If by “be a mess” you mean have higher public participation in elections,
higher public satisfaction with government, and lower rate of cabinet
turnover...you're right.

> Executive government needs at least some stability,

Proportional systems have greater stability; while coalitions may change more
frequent than in FPTP systems, there is less frequent _total_ turnover in
membership in either the governing coalition in Parliament or the Cabinet
itself in proportional systems. This is sometimes masked by the fact that the
same language of government “falling” being used for partial and total
turnover.

------
laurex
The point that the interviewees make, as I understand it, is that money is not
really the "problem" in American national politics, it's the way a two-party
system has emerged and over the past century, increased its 'duopoly' with
policy, gerrymandering, etc. I found this argument very compelling. I'm not
sure if there is enough will to make the changes that might lead to some
changes here, but it does seem that the intention of the constitutional
framers has been lost by creating a binary that doesn't allow for some ideas,
such as fiscal conservatism, to succeed at all (though I wouldn't say the
framers themselves were always on the good side of history). Great book on
that topic is "The Founders' Coup," which puts a lot of where we've come into
perspective.

------
chadaustin
I listened to this episode yesterday.
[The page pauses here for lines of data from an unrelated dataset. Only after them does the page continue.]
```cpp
static int encode_x3(Encoder* e, const EncBufs& b, const int32_t* cu_dev, int n_seqs, int T, int max_seqlen,
                     const int32_t* order, hipStream_t st) {
    const icrec_bert_cfg& c = e->cfg;
    const int H = c.hidden, I = c.intermediate;
    const bool split_att = e->side_stream && n_seqs >= 64 && max_seqlen > 128;
    const int T_tail = batch_tail(e, T), T_main = T - T_tail;
    Encoder::Side* sd = nullptr;
    if (e->side_stream && (T_tail || split_att))
        if (int rc_ = side_for(e, st, &sd)) return rc_;
    const Range main(e, 0, T_main, st), tail(e, T_main, T_tail, sd ? sd->side : st);
    const bool tail_on_side = T_tail && sd;
    if (main.layer || tail.layer) {
        if (int rc_ = ensure_dynamic_lds(reinterpret_cast<const void*>(qkv_resident_kernel), QKVR_LDS)) return rc_;
        if (int rc_ = ensure_dynamic_lds(reinterpret_cast<const void*>(ffn_fused2_kernel), FFN2_LDS)) return rc_;
    }

    auto qkv_stage = [&](const Range& r, int l) {
        const LayerW& L = e->layers[l];
        _Float16 *const xhr = b.xh + (size_t)r.r0 * H, *const xlr = b.xl + (size_t)r.r0 * H;
        float* const qkvr = b.qkv + (size_t)r.r0 * 3 * H;
        if (r.layer) {
            hipLaunchKernelGGL(qkv_resident_kernel, dim3((r.n + 63) / 64), dim3(512), QKVR_LDS, r.st, xhr, xlr, r.n,
                               L.Wqkv_p, L.bqkv, qkvr, 3 * H);
        } else if (l > 0 && r.ffn_ln_to_next(l - 1, c.layers)) {
            const LayerW& Lp = e->layers[l - 1];
            const int nbn = 3 * H / 64;
            hipLaunchKernelGGL((wt_linear_lnin_kernel<0>), dim3(((r.n + 31) / 32) * nbn), dim3(256), 0, r.st,
                               (const float*)(b.t1 + (size_t)r.r0 * H), r.n, Lp.g2, Lp.b2n, c.ln_eps, xhr, xlr, L.Wqkv_p,
                               3 * H, L.bqkv, qkvr, (_Float16*)nullptr, (_Float16*)nullptr, nbn);
        } else {
            launch_wt_linear<0>(xhr, xlr, r.n, H, L.Wqkv_p, 3 * H, L.bqkv, qkvr, nullptr, nullptr, r.st, r.small);
        }
    };
    auto post_stage = [&](const Range& r, int l) {
        const LayerW& L = e->layers[l];
        float* const t1r = b.t1 + (size_t)r.r0 * H;
        _Float16 *const xhr = b.xh + (size_t)r.r0 * H, *const xlr = b.xl + (size_t)r.r0 * H;
        const _Float16 *const chr = b.ch + (size_t)r.r0 * H, *const clr = b.cl + (size_t)r.r0 * H;
        if (r.layer) {
            ScopedTimer tm(T_FFN_UP, r.st);
            const bool next_qkv = l + 1 < c.layers;
            const LayerW& Ln = e->layers[next_qkv ? l + 1 : l];
            hipLaunchKernelGGL(ffn_fused2_kernel, dim3((r.n + 63) / 64), dim3(512), FFN2_LDS, r.st, xhr, xlr, r.n, I,
                               L.W1_p, L.b1, L.W2_p, L.b2, L.g2, L.b2n, c.ln_eps, chr, clr, L.Wo_p, L.bo, L.g1, L.b1n,
                               next_qkv ? (const _Float16*)Ln.Wqkv_p : (const _Float16*)nullptr, (const float*)Ln.bqkv,
                               b.qkv + (size_t)r.r0 * 3 * H, 3 * H);
            return;
        }
        _Float16 *const hhr = b.hh + (size_t)r.r0 * I, *const hlr = b.hl + (size_t)r.r0 * I;
        launch_wt_linear<2>(chr, clr, r.n, H, L.Wo_p, H, L.bo, t1r, xhr, xlr, r.st, r.small);
        if (r.fold) {
            const int nbn = I / 64;
            hipLaunchKernelGGL((wt_linear_lnin_kernel<1>), dim3(((r.n + 31) / 32) * nbn), dim3(256), 0, r.st,
                               (const float*)t1r, r.n, L.g1, L.b1n, c.ln_eps, xhr, xlr, L.W1_p, I, L.b1, (float*)nullptr,
                               hhr, hlr, nbn);
        } else {
            hipLaunchKernelGGL(ln_wt_kernel, dim3((r.n + 15) / 16), dim3(256), 0, r.st, t1r, r.n, L.g1, L.b1n, c.ln_eps,
                               xhr, xlr);
            ScopedTimer tm(r.small ? T_NSLOTS - 1 : T_FFN_UP, r.st);
            launch_wt_linear<1>(xhr, xlr, r.n, H, L.W1_p, I, L.b1, nullptr, hhr, hlr, r.st, r.small);
        }
        launch_wt_linear<2>(hhr, hlr, r.n, I, L.W2_p, H, L.b2, t1r, xhr, xlr, r.st, r.small);
        if (!r.ffn_ln_to_next(l, c.layers))
            hipLaunchKernelGGL(ln_wt_kernel, dim3((r.n + 15) / 16), dim3(256), 0, r.st, t1r, r.n, L.g2, L.b2n, c.ln_eps,
                               xhr, xlr);
    };

    if (tail_on_side) ICREC_HIP(link(sd, st, sd->side));
    for (int l = 0; l < c.layers; ++l) {
        if (T_tail && tail.launches_qkv(l)) qkv_stage(tail, l);
        if (main.launches_qkv(l)) qkv_stage(main, l);
        if (tail_on_side) ICREC_HIP(link(sd, sd->side, st));
        if (split_att && sd) {
            ICREC_HIP(link(sd, st, sd->side));
            const unsigned side_buckets = 1u << ATT_1 | 1u << ATT_2 | 1u << ATT_3_4 | 1u << ATT_7_8;
            launch_attention<true>(1u << ATT_9_16, c, b, cu_dev, n_seqs, max_seqlen, order, st);
            launch_attention<true>(side_buckets, c, b, cu_dev, n_seqs, max_seqlen, order, sd->side);
            launch_attention<true>(1u << ATT_5_6, c, b, cu_dev, n_seqs, max_seqlen, order, st);
            ICREC_HIP(link(sd, sd->side, st));
        } else {
            launch_attention<true>(~0u, c, b, cu_dev, n_seqs, max_seqlen, order, st);
        }
        if (tail_on_side) ICREC_HIP(link(sd, st, sd->side));
        if (T_tail) post_stage(tail, l);
        post_stage(main, l);
    }
    if (tail_on_side) ICREC_HIP(link(sd, sd->side, st));
    return ICREC_OK;
}

static int encode_f32(const Encoder* e, const EncBufs& b, const int32_t* cu_dev, int n_seqs, int T, int max_seqlen,
                      hipStream_t st) {
    const icrec_bert_cfg& c = e->cfg;
    const int H = c.hidden, I = c.intermediate, rows_grid = (T + 3) / 4;
    for (int l = 0; l < c.layers; ++l) {
        const LayerW& L = e->layers[l];
        launch_linear<false>(b.x, T, H, L.Wqkv, 3 * H, L.bqkv, b.qkv, st);
        launch_attention<false>(~0u, c, b, cu_dev, n_seqs, max_seqlen, nullptr, st);
        launch_linear<false>(b.ctx, T, H, L.Wo, H, L.bo, b.t1, st);
        hipLaunchKernelGGL(add_ln_kernel<HID>, dim3(rows_grid), dim3(256), 0, st, b.t1, b.x, T, L.g1, L.b1n,
                           c.ln_eps, b.xh, b.xl);
        {
            ScopedTimer tm(T_FFN_UP, st);
            launch_linear<true>(b.x, T, H, L.W1, I, L.b1, b.h, st);
        }
        launch_linear<false>(b.h, T, I, L.W2, H, L.b2, b.t1, st);
        hipLaunchKernelGGL(add_ln_kernel<HID>, dim3(rows_grid), dim3(256), 0, st, b.t1, b.x, T, L.g2, L.b2n,
                           c.ln_eps, b.xh, b.xl);
    }
    return ICREC_OK;
}

int icrec_encode(icrec_encoder* h, const int32_t* ids_dev, const int32_t* cu_dev, int32_t n_seqs, int64_t T64,
                 int32_t max_seqlen, float* out_dev, void* ws, size_t ws_bytes, void* stream) {
    Encoder* e = reinterpret_cast<Encoder*>(h);
    ICREC_REQUIRE(e && ids_dev && cu_dev && out_dev, "icrec_encode: NULL argument");
    ICREC_REQUIRE(n_seqs >= 1 && T64 >= n_seqs && T64 < (1ll << 31), "icrec_encode: bad n_seqs/total_tokens (%d, %lld)", n_seqs, (long long)T64);
    ICREC_REQUIRE(max_seqlen >= 1 && max_seqlen <= e->max_seqlen, "icrec_encode: max_seqlen must be in [1, %d] (got %d)", e->max_seqlen, max_seqlen);
    const int T = (int)T64;
    const EncWs w = enc_ws(e->cfg, T);
    if (!ws || ws_bytes < w.total) {
        set_error("icrec_encode: workspace too small (%zu < %zu)", ws_bytes, w.total);
        return ICREC_ENOMEM;
    }
    ICREC_HIP(hipSetDevice(e->device));
    hipStream_t st = (hipStream_t)stream;
    ScopedTimer whole(T_ENCODE, st);
    char* base = reinterpret_cast<char*>(ws);
    const icrec_bert_cfg& c = e->cfg;
    const int H = c.hidden, I = c.intermediate;
    const bool x3 = c.gemm_mode == ICREC_GEMM_F16X3;
    EncBufs b;
    b.x = reinterpret_cast<float*>(base + w.x);
    b.qkv = reinterpret_cast<float*>(base + w.qkv);
    b.ctx = reinterpret_cast<float*>(base + w.ctx);
    b.t1 = reinterpret_cast<float*>(base + w.t1);
    b.h = reinterpret_cast<float*>(base + w.h);
    b.xh = reinterpret_cast<_Float16*>(base + w.xs);
    b.xl = b.xh + (size_t)T * H;
    b.ch = reinterpret_cast<_Float16*>(b.ctx);
    b.cl = b.ch + (size_t)T * H;
    b.hh = reinterpret_cast<_Float16*>(b.h);
    b.hl = b.hh + (size_t)T * I;
    const int32_t* order = embed(e, b, ids_dev, cu_dev, n_seqs, T, st);
    if (int rc_ = x3 ? encode_x3(e, b, cu_dev, n_seqs, T, max_seqlen, order, st)
                     : encode_f32(e, b, cu_dev, n_seqs, T, max_seqlen, st))
        return rc_;
    hipLaunchKernelGGL((x3 ? pool_norm_kernel<HID, true> : pool_norm_kernel<HID, false>), dim3(n_seqs), dim3(HID), 0, st,
                       b.x, b.xh, b.xl, cu_dev, c.n_normalize, out_dev);
    ICREC_HIP(hipGetLastError());
    return ICREC_OK;
}

}
```

Measured before the change: 109,200.

## Fuse embedding+LayerNorm into first-layer QKV kernel and overlap seq ordering on side stream

Result: no change. 109,600, median of 6 (+0.4%).

```diff
diff --git a/instacart_next_order_recommendation_amd/csrc/encoder.hip b/instacart_next_order_recommendation_amd/csrc/encoder.hip
--- a/instacart_next_order_recommendation_amd/csrc/encoder.hip
+++ b/instacart_next_order_recommendation_amd/csrc/encoder.hip
@@ -57,9 +57,9 @@
                                                        const float* __restrict__ type, const float* __restrict__ g,
                                                        const float* __restrict__ b, float eps, int vocab, int max_pos,
                                                        float* __restrict__ x, _Float16* __restrict__ xh,
-                                                       _Float16* __restrict__ xl) {
+                                                       _Float16* __restrict__ xl, int t0 = 0) {
     const int lane = threadIdx.x & 63;
-    const int t = blockIdx.x * 4 + (threadIdx.x >> 6);
+    const int t = t0 + blockIdx.x * 4 + (threadIdx.x >> 6);
     if (t >= T) return;
     const int s = find_seq(cu, n_seqs, t);
     int id = ids[t];
@@ -73,6 +73,67 @@
         v[j] = (word[(size_t)id * H + i] + type[i]) + pos[(size_t)p * H + i];
     }
     ln_row<H, SPLIT>(v, g, b, eps, x + (size_t)t * H, xh + (size_t)t * H, xl + (size_t)t * H, lane);
+}
+
+__global__ __launch_bounds__(512, 2) void embed_qkv_kernel(const int32_t* __restrict__ ids,
+                                                           const int32_t* __restrict__ cu, int n_seqs, int T,
+                                                           const float* __restrict__ word, const float* __restrict__ pos,
+                                                           const float* __restrict__ type, const float* __restrict__ eg,
+                                                           const float* __restrict__ eb, float eps, int vocab,
+                                                           int max_pos, _Float16* __restrict__ xh,
+                                                           _Float16* __restrict__ xl, const _Float16* __restrict__ Wp,
+                                                           const float* __restrict__ bias, float* __restrict__ out,
+                                                           int N) {
+    constexpr int H = 384, NTOK = 64 / 8;
+    extern __shared__ __attribute__((aligned(16))) char smem2[];
+    char* const Xs = smem2;
+    const int tid = threadIdx.x, lane = tid & 63, wave = wave_uniform(tid >> 6), c = lane & 15, g = lane >> 4;
+    float* const stg = reinterpret_cast<float*>(smem2 + FFN2_X_BYTES + wave * QKVR_STG_BYTES);
+    const int64_t m0 = (int64_t)blockIdx.x * 64;
+    const int tw = (int)m0 + wave * NTOK;
+    float* const par = reinterpret_cast<float*>(smem2 + FFN2_X_BYTES);
+    if (tid < 192) *reinterpret_cast<f32x4*>(par + 4 * tid) = wt_ln_par_load(eg, eb, tid);
+    int id = 0, p = 0;
+    if (lane < NTOK) {
+        const int t = tw + lane < T ? tw + lane : T - 1;
+        id = ids[t];
+        id = id < 0 ? 0 : (id >= vocab ? vocab - 1 : id);
+        p = t - cu[find_seq(cu, n_seqs, t)];
+        p = p >= max_pos ? max_pos - 1 : p;
+    }
+    float v[NTOK][H / 64];
+#pragma unroll
+    for (int k = 0; k < NTOK; ++k) {
+        const int ik = __builtin_amdgcn_readlane(id, k), pk = __builtin_amdgcn_readlane(p, k);
+#pragma unroll
+        for (int j = 0; j < H / 64; ++j) {
+            const int i = lane + 64 * j;
+            v[k][j] = (word[(size_t)ik * H + i] + type[i]) + pos[(size_t)pk * H + i];
+        }
+    }
+    bar_lds();
+#pragma unroll
+    for (int k = 0; k < NTOK; ++k) {
+        _Float16* const row = reinterpret_cast<_Float16*>(Xs + (wave * NTOK + k) * 768);
+        ln_row<H, true>(v[k], par, par + H, eps, nullptr, row, row + FFN2_XPLANE / 2, lane);
+    }
+    lds_order();
+    constexpr int NR = 2 * NTOK * 48 / 64;
+    u32x4 o[NR];
+#pragma unroll
+    for (int r = 0; r < NR; ++r) {
+        const int idx = lane + 64 * r, pl = idx / (NTOK * 48), k = idx / 48 % NTOK, ch = idx % 48;
+        o[r] = *reinterpret_cast<const u32x4*>(Xs + pl * FFN2_XPLANE + (wave * NTOK + k) * 768 + ch * 16);
+    }
+    lds_order();
+#pragma unroll
+    for (int r = 0; r < NR; ++r) {
+        const int idx = lane + 64 * r, pl = idx / (NTOK * 48), k = idx / 48 % NTOK, ch = idx % 48;
+        *reinterpret_cast<u32x4*>(Xs + pl * FFN2_XPLANE + ffn_x_pos(wave * NTOK + k, ch)) = o[r];
+        if (tw + k < T) *reinterpret_cast<u32x4*>((pl ? xl : xh) + (int64_t)(tw + k) * H + ch * 8) = o[r];
+    }
+    __syncthreads();
+    qkv_block_walk(Xs, stg, Wp, bias, out, N, m0, T, wave, lane, c, g, lane * 8);
 }
 
 template <int H>
@@ -875,19 +936,13 @@
     return ICREC_OK;
 }
 
-static const int32_t* embed(const Encoder* e, const EncBufs& b, const int32_t* ids_dev, const int32_t* cu_dev,
-                            int n_seqs, int T, hipStream_t st) {
+static void embed(const Encoder* e, const EncBufs& b, const int32_t* ids_dev, const int32_t* cu_dev, int n_seqs, int t0,
+                  int T, hipStream_t st) {
     const icrec_bert_cfg& c = e->cfg;
     const bool x3 = c.gemm_mode == ICREC_GEMM_F16X3;
-    int32_t* order = nullptr;
-    if (x3 && n_seqs >= 64 && e->fuse) {
-        order = reinterpret_cast<int32_t*>(b.x);
-        hipLaunchKernelGGL(seq_order_kernel, dim3(1), dim3(1024), 0, st, cu_dev, n_seqs, order);
-    }
-    hipLaunchKernelGGL((x3 ? embed_ln_kernel<HID, true> : embed_ln_kernel<HID, false>), dim3((T + 3) / 4), dim3(256), 0,
-                       st, ids_dev, cu_dev, n_seqs, T, e->word, e->pos, e->type, e->eg, e->eb, c.ln_eps, c.vocab_size,
-                       c.max_position, b.x, b.xh, b.xl);
-    return order;
+    hipLaunchKernelGGL((x3 ? embed_ln_kernel<HID, true> : embed_ln_kernel<HID, false>), dim3((T - t0 + 3) / 4),
+                       dim3(256), 0, st, ids_dev, cu_dev, n_seqs, T, e->word, e->pos, e->type, e->eg, e->eb, c.ln_eps,
+                       c.vocab_size, c.max_position, b.x, b.xh, b.xl, t0);
 }
 
 static hipError_t link(const Encoder::Side* sd, hipStream_t from, hipStream_t to) {
@@ -907,19 +962,23 @@
     bool ffn_ln_to_next(int l, int layers) const { return fold && l + 1 < layers; }
 };
 
-static int encode_x3(Encoder* e, const EncBufs& b, const int32_t* cu_dev, int n_seqs, int T, int max_seqlen,
-                     const int32_t* order, hipStream_t st) {
+static int encode_x3(Encoder* e, const EncBufs& b, const int32_t* ids_dev, const int32_t* cu_dev, int n_seqs, int T,
+                     int max_seqlen, hipStream_t st) {
     const icrec_bert_cfg& c = e->cfg;
     const int H = c.hidden, I = c.intermediate;
     const bool split_att = e->side_stream && n_seqs >= 64 && max_seqlen > 128;
     const int T_tail = batch_tail(e, T), T_main = T - T_tail;
+    const Range main(e, 0, T_main, st);
+    int32_t* const order = e->fuse && n_seqs >= 64 ? reinterpret_cast<int32_t*>(b.x) : nullptr;
     Encoder::Side* sd = nullptr;
-    if (e->side_stream && (T_tail || split_att))
+    if (e->side_stream && (T_tail || split_att || (main.layer && order)))
         if (int rc_ = side_for(e, st, &sd)) return rc_;
-    const Range main(e, 0, T_main, st), tail(e, T_main, T_tail, sd ? sd->side : st);
+    const Range tail(e, T_main, T_tail, sd ? sd->side : st);
     const bool tail_on_side = T_tail && sd;
+    const bool pre_on_side = main.layer && sd;
     if (main.layer || tail.layer) {
         if (int rc_ = ensure_dynamic_lds(reinterpret_cast<const void*>(qkv_resident_kernel), QKVR_LDS)) return rc_;
+        if (int rc_ = ensure_dynamic_lds(reinterpret_cast<const void*>(embed_qkv_kernel), QKVR_LDS)) return rc_;
         if (int rc_ = ensure_dynamic_lds(reinterpret_cast<const void*>(ffn_fused2_kernel), FFN2_LDS)) return rc_;
     }
 
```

Several interesting points and
discussion, and the political industrial complex is real, but I'm not 100%
convinced by the argument that the two parties are a duopoly therefore they do
not serve the public. While the political system basically ensures that there
are only two parties, they rotate over time and adopt or discard ideas as the
public needs them to.

Clay Shirky discusses this argument in [https://medium.com/@cshirky/theres-no-
such-thing-as-a-protes...](https://medium.com/@cshirky/theres-no-such-thing-
as-a-protest-vote-c2fdacabd704)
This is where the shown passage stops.